Он вернулся к двери и просто так уже, для проформы потянул… Дверь не открылась. Кто-то там, неведомо кто или что, не хотели его пускать. Вадим едко усмехнулся. Ну, что, Гагарин?! Из всех первопроходцев именно тебе поставили шлагбаум?! Стоило ли тогда вообще пускать СЮДА! Вот так, чтобы растравить и… Он прислушался. Закрытая дверь пропускала к нему звуки. Голоса. И голоса эти были сейчас явно громче, чем когда он, Зорин, прижимался ухом к двери. Ну-ну… Он подошёл и вновь прильнул к двери. Вернее, к щели. Голоса стали чётки, достаточно выразительны и разборчивы. Говорила женщина, сбивчиво и комкано. Торопясь куда-то…

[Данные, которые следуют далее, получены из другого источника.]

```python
class AttnProcessor2_0:

    def attend(self, qkv_list, is_cross, **kw):
        return pay_attention(qkv_list, **kw)

    def __call__(self, attn: Attention, hidden_states_wrapper, freqs_cis, encoder_hidden_states=None,
                 attention_mask=None, temb=None, skip_layer_mask=None, skip_layer_strategy=None,
                 fused_residual=None, *args, **kwargs):
        hidden_states = hidden_states_wrapper[0]
        hidden_states_wrapper.clear()
        if hidden_states.dim() != 3:
            raise NotImplementedError("ltxmi.AttnProcessor2_0: only [B, N, D] inputs are on this path")
        B, N, _ = hidden_states.shape
        D = attn.inner_dim
        H = attn.heads
        dh = D // H
        x2 = hidden_states.reshape(B * N, -1)
        is_cross = encoder_hidden_states is not None
        if is_cross:
            wkv, bkv = attn.packed_kv()
        else:
            wqkv, bqkv = attn.packed_qkv()
        if not isinstance(attn.q_norm, RMSNorm):
            raise NotImplementedError("ltxmi.AttnProcessor2_0: qk_norm=None is not on this path")

        q_fused = None
        if not is_cross:
            fuse_q = ops.attention_fuses_qnorm(B, H, N, N, dh) and D % 64 == 0 and attention_mask is None
            ss = torch.empty((B * N, D // 64), dtype=torch.float32, device=x2.device) if fuse_q else None
            qkv = ops.gemm(x2, wqkv, bqkv, rowsumsq=ss, rowsumsq_cols=D if fuse_q else 0)
            q2, k2, v2 = qkv[:, :D], qkv[:, D:2 * D], qkv[:, 2 * D:]
            cos = sin = None
            period = 0
            if attn.use_rope:
                cos, sin = freqs_cis
                if cos.shape[0] not in (1, B):
                    raise ValueError("freqs_cis batch must be 1 or the batch size")
                cos2, sin2 = cos.reshape(-1, D), sin.reshape(-1, D)
                period = cos2.shape[0]
                cos, sin = cos2, sin2
            if fuse_q:
                rstd = torch.empty((B * N,), dtype=torch.float32, device=x2.device)
                ops.rmsnorm_rope_(k2, attn.k_norm.weight, attn.k_norm.eps, cos, sin, period,
                                  rstd_of=(ss, D, attn.q_norm.eps, rstd))
                q_fused = ((rstd, attn.q_norm.weight, attn.q_norm.eps), (cos, sin, period) if cos is not None else None)
            else:
                ops.rmsnorm_rope_(q2, attn.q_norm.weight, attn.q_norm.eps, cos, sin, period)
                ops.rmsnorm_rope_(k2, attn.k_norm.weight, attn.k_norm.eps, cos, sin, period)
            Lk = N
            q4 = qkv.view(B, N, 3, H, dh)[:, :, 0]
            k4 = qkv.view(B, N, 3, H, dh)[:, :, 1]
            v4 = qkv.view(B, N, 3, H, dh)[:, :, 2]
            v3 = qkv.view(B, N, 3 * D)[:, :, 2 * D:]
        else:
            Bk, Lk, _ = encoder_hidden_states.shape
            fuse_q = FUSE_CROSS_ATTENTION_Q and D % 64 == 0 and bool(ops.attention_fuses_qnorm(B, H, N, Lk, dh, attention_mask is not None))
            ss = torch.empty((B * N, D // 64), dtype=torch.float32, device=x2.device) if fuse_q else None
            q2 = ops.gemm(x2, attn.to_q.weight, attn.to_q.bias, rowsumsq=ss, rowsumsq_cols=D if fuse_q else 0)
            ehs = encoder_hidden_states
            key = (ehs.data_ptr(), tuple(ehs.shape), ops.tensor_version(ehs), wkv.data_ptr(), ops.tensor_version(wkv),
                   attn.k_norm.weight.data_ptr(), ops.tensor_version(attn.k_norm.weight))
            cache = attn.__dict__.setdefault("_text_kv_cache", {})
            hit = cache.get(key) if ops.STEP_INVARIANT_CACHING else None
            if hit is None:
                ready = attn.__dict__.get("_text_kv_ready")
                if ready is not None:
                    full, full_version, kv_full = ready
                    row_bytes = full.stride(0) * full.element_size()
                    off = ehs.data_ptr() - full.data_ptr()
                    if (row_bytes > 0 and off >= 0 and off % row_bytes == 0 and ehs.shape[1:] == full.shape[1:]
                            and off // row_bytes + Bk <= full.shape[0] and ehs.dtype == full.dtype and ehs.is_contiguous()
                            and ops.tensor_version(full) == full_version):
                        r0 = off // row_bytes
                        hit = (kv_full[r0 * Lk:(r0 + Bk) * Lk],)
            if hit is None:
                kv = ops.gemm(ehs.reshape(Bk * Lk, -1), wkv, bkv)
                ops.rmsnorm_rope_(kv[:, :D], attn.k_norm.weight, attn.k_norm.eps)
                if len(cache) >= 4:
                    cache.clear()
                if ops.STEP_INVARIANT_CACHING:
                    cache[key] = (kv, ehs, wkv)
            else:
                kv = hit[0]
            if fuse_q:
                q_fused = ((ops.rowsumsq_rstd(ss, D, attn.q_norm.eps), attn.q_norm.weight, attn.q_norm.eps), None)
            else:
                ops.rmsnorm_rope_(q2, attn.q_norm.weight, attn.q_norm.eps)
            q4 = q2.view(B, N, H, dh)
            k4 = kv.view(Bk, Lk, 2, H, dh)[:, :, 0]
            v4 = kv.view(Bk, Lk, 2, H, dh)[:, :, 1]
            v3 = kv.view(Bk, Lk, 2 * D)[:, :, D:]

        host_mask = _host_mask(skip_layer_mask) if skip_layer_mask is not None else None
        skip_attention = (host_mask is not None and skip_layer_strategy == SkipLayerStrategy.AttentionValues
                          and len(host_mask) == 1 and host_mask[0] == 0)
        if skip_attention:
            a3 = v3.contiguous()
        else:
            mask4 = None
            if attention_mask is not None:
                if attention_mask.dim() != 3 or attention_mask.shape[1] != 1:
                    raise NotImplementedError("ltxmi.AttnProcessor2_0: attention_mask must be a [B,1,Lk] bias")
                mask4 = attention_mask.reshape(B, 1, 1, Lk)
            a4 = self.attend([q4, k4, v4], is_cross, attention_mask=mask4, softmax_scale=attn.scale,
                             q_norm=q_fused[0] if q_fused else None, rope=q_fused[1] if q_fused else None)
            a3 = a4.view(B, N, D)
            if host_mask is not None and any(m != 1.0 for m in host_mask):
                m_dev = skip_layer_mask.reshape(B).to(torch.float32)
                if skip_layer_strategy == SkipLayerStrategy.AttentionValues:
                    ops.stg_blend_(a3, v3, m_dev)
                elif skip_layer_strategy == SkipLayerStrategy.AttentionSkip:
                    ops.stg_blend_(a3, hidden_states, m_dev)

        w_o, b_o = attn.to_out[0].weight, attn.to_out[0].bias
        if fused_residual is not None:
            residual, gate_table, gate_temb, rpg = fused_residual
            ops.gemm(a3.reshape(B * N, D), w_o, b_o, out=residual.reshape(B * N, -1),
                     epilogue=ops.EPI_GATE_RESIDUAL, residual=residual.reshape(B * N, -1),
                     gate_table=gate_table, gate_temb=gate_temb, rows_per_group=rpg)
            return residual
        out = ops.gemm(a3.reshape(B * N, D), w_o, b_o).view(B, N, -1)
        if attn.residual_connection or attn.rescale_output_factor != 1.0:
            raise NotImplementedError("ltxmi.AttnProcessor2_0: residual_connection / rescale_output_factor")
        return out


class BasicTransformerBlock(nn.Module):

    def __init__(self, dim, num_attention_heads, attention_head_dim, dropout=0.0, cross_attention_dim=None,
                 activation_fn="geglu", num_embeds_ada_norm=None, attention_bias=False, only_cross_attention=False,
                 double_self_attention=False, upcast_attention=False, norm_elementwise_affine=True,
                 adaptive_norm="single_scale_shift", standardization_norm="layer_norm", norm_eps=1e-5,
                 qk_norm=None, final_dropout=False, attention_type="default", ff_inner_dim=None, ff_bias=True,
                 attention_out_bias=True, use_tpu_flash_attention=False, use_rope=False):
        super().__init__()
        if adaptive_norm != "single_scale_shift" or only_cross_attention or double_self_attention:
            raise NotImplementedError("ltxmi.BasicTransformerBlock: only the AdaLN-Zero "
                                      "(single_scale_shift) self+cross block is on this path")
        assert standardization_norm in ("layer_norm", "rms_norm")
        self.adaptive_norm = adaptive_norm
        self.norm_kind = ops.NORM_RMS if standardization_norm == "rms_norm" else ops.NORM_LAYER
        make_norm = RMSNorm if standardization_norm == "rms_norm" else _NoAffineLayerNorm
        if norm_elementwise_affine:
            raise NotImplementedError("ltxmi.BasicTransformerBlock: norm_elementwise_affine=True is not on this path")
        self.norm1 = make_norm(dim, eps=norm_eps, elementwise_affine=False)
        self.attn1 = Attention(query_dim=dim, heads=num_attention_heads, dim_head=attention_head_dim,
                               dropout=dropout, bias=attention_bias, cross_attention_dim=None,
                               out_bias=attention_out_bias, qk_norm=qk_norm, use_rope=use_rope)
        if cross_attention_dim is not None:
            self.attn2 = Attention(query_dim=dim, cross_attention_dim=cross_attention_dim,
                                   heads=num_attention_heads, dim_head=attention_head_dim, dropout=dropout,
                                   bias=attention_bias, out_bias=attention_out_bias, qk_norm=qk_norm,
                                   use_rope=use_rope)
        else:
            self.attn2 = None
        self.norm2 = make_norm(dim, norm_eps, False)
        self.ff = FeedForward(dim, dropout=dropout, activation_fn=activation_fn, final_dropout=final_dropout,
                              inner_dim=ff_inner_dim, bias=ff_bias)
        self.scale_shift_table = nn.Parameter(torch.randn(6, dim) / dim ** 0.5)

    def prepare_shared_state(self):
        self.attn1.packed_qkv()
        if self.attn2 is not None:
            self.attn2.packed_kv()

    def forward(self, hidden_states, freqs_cis=None, attention_mask=None, encoder_hidden_states=None,
                encoder_attention_mask=None, timestep=None, cross_attention_kwargs=None, class_labels=None,
                added_cond_kwargs=None, skip_layer_mask=None, skip_layer_strategy: Optional[SkipLayerStrategy] = None):
        if attention_mask is not None:
            raise NotImplementedError("ltxmi.BasicTransformerBlock: a self-attention mask is not on this path")
        B, N, D = hidden_states.shape
        assert timestep.ndim == 3
        T1 = timestep.shape[1]
        if N % T1 != 0:
            raise ValueError(f"per-frame modulation needs tokens ({N}) divisible by frames ({T1})")
        rpg = N // T1
        host_mask = _host_mask(skip_layer_mask)
        if host_mask is not None and min(host_mask) == 1.0:
            skip_layer_mask, host_mask = None, None
        table = self.scale_shift_table
        temb = timestep.reshape(B * T1, 6 * D)
        h2 = hidden_states.view(B * N, D)

        def chunk(i):
            return table[i], temb[:, i * D:(i + 1) * D]

        norm_h = torch.empty_like(hidden_states)
        sc_t, sc_e = chunk(1)
        sh_t, sh_e = chunk(0)
        ops.norm_modulate(h2, norm_h.view(B * N, D), self.norm1.eps, self.norm_kind, sc_t, sc_e, sh_t, sh_e, rpg)
        g_t, g_e = chunk(2)
        self.attn1([norm_h], freqs_cis=freqs_cis, skip_layer_mask=skip_layer_mask,
                   skip_layer_strategy=skip_layer_strategy, fused_residual=(hidden_states, g_t, g_e, rpg))
        del norm_h

        if self.attn2 is not None:
            self.attn2([hidden_states], freqs_cis=freqs_cis, encoder_hidden_states=encoder_hidden_states,
                       attention_mask=encoder_attention_mask, fused_residual=(hidden_states, None, None, 1))

        block_skip = (host_mask is not None and skip_layer_strategy == SkipLayerStrategy.TransformerBlock)
        if block_skip:
            original = hidden_states.clone()

        norm_h = torch.empty_like(hidden_states)
        sc_t, sc_e = chunk(4)
        sh_t, sh_e = chunk(3)
        ops.norm_modulate(h2, norm_h.view(B * N, D), self.norm2.eps, self.norm_kind, sc_t, sc_e, sh_t, sh_e, rpg)
        ff1 = ops.gemm(norm_h.view(B * N, D), self.ff.net[0].proj.weight, self.ff.net[0].proj.bias,
                       epilogue=ops.EPI_GELU_TANH)
        del norm_h
        g_t, g_e = chunk(5)
        ops.gemm(ff1, self.ff.net[2].weight, self.ff.net[2].bias, out=h2, epilogue=ops.EPI_GATE_RESIDUAL,
                 residual=h2, gate_table=g_t, gate_temb=g_e, rows_per_group=rpg)
        del ff1

        if block_skip:
            ops.stg_blend_(hidden_states, original, skip_layer_mask.reshape(B).to(torch.float32))
        return hidden_states
```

— … человек хороший, я его давно знаю… Заберёт меня в Лондон. Мне нужна отдушина, воздух. Я так не могу… Папа, я по приезду отправлю телеграмму. Всё будет замечательно, вот увидишь. Поживу, подышу, оклемаюсь. Как осяду на новом месте, я приеду, заберу Вадю. Обязательно… Вот… Колю не вернуть, а жить-то дальше надо! А хорошо люди только там живут, только там… — Повисла значительная пауза, на протяжении которой, женщина то ли прокашливалась, то ли всхлипывала:

— Ну вот, в общем-то, и все, и… — Речь вновь оборвалась. Вадим ничего не понял, только отчего-то сладко защемило сердце. Его бросило в жар. Необъяснимым чутьём он почувствовал, что вот этот диалог (или монолог) связан каким-то образом с ним. С каким-то его прошлым. Или что-то в этом роде… ЭТО касается его. ЭТО его личное. Он шумно сглотнул слюну и замер словно мышь, стараясь услышать больше. Глубже. Ухо с силой вдавилось в расщелину между дверной коробкой и дверью. Однако, там… Молчали. Скрипели половицы, и присутствие чьё-то тоже ощущалось. Было слышно даже, как дышит тяжко с сопением женщина, говорившая недавно, но… Определить по звукам, есть ли там кто-нибудь ещё, было невозможно. И когда Вадим уж было, заключил, что женщина причитает в комнате одна, раздался голос. Мужской. Твёрдый. Бросивший Зорина в холодный пот.

— Уходи. Уезжай, куда хочешь!

Внутри Вадима что-то оборвалось, подобно песочнице рассыпалось, он… Узнал голос. Хотя и не понял, чей он. Живым организмом по телу пробежала волна беспокойства. Безотчётного беспокойства. Бедное истёртое ухо словно прилипло к жуткой щели.

— Стой! — Повелительный голос заставил Вадима трепетать, будто обратились в лоб именно к нему. Он с ужасом понял, кто за дверью может так говорить. Он ДОГАДАЛСЯ, и озноб заколотил его поджилки.

— За сыном… Не приезжай. Не надо… Нету у тебя сына.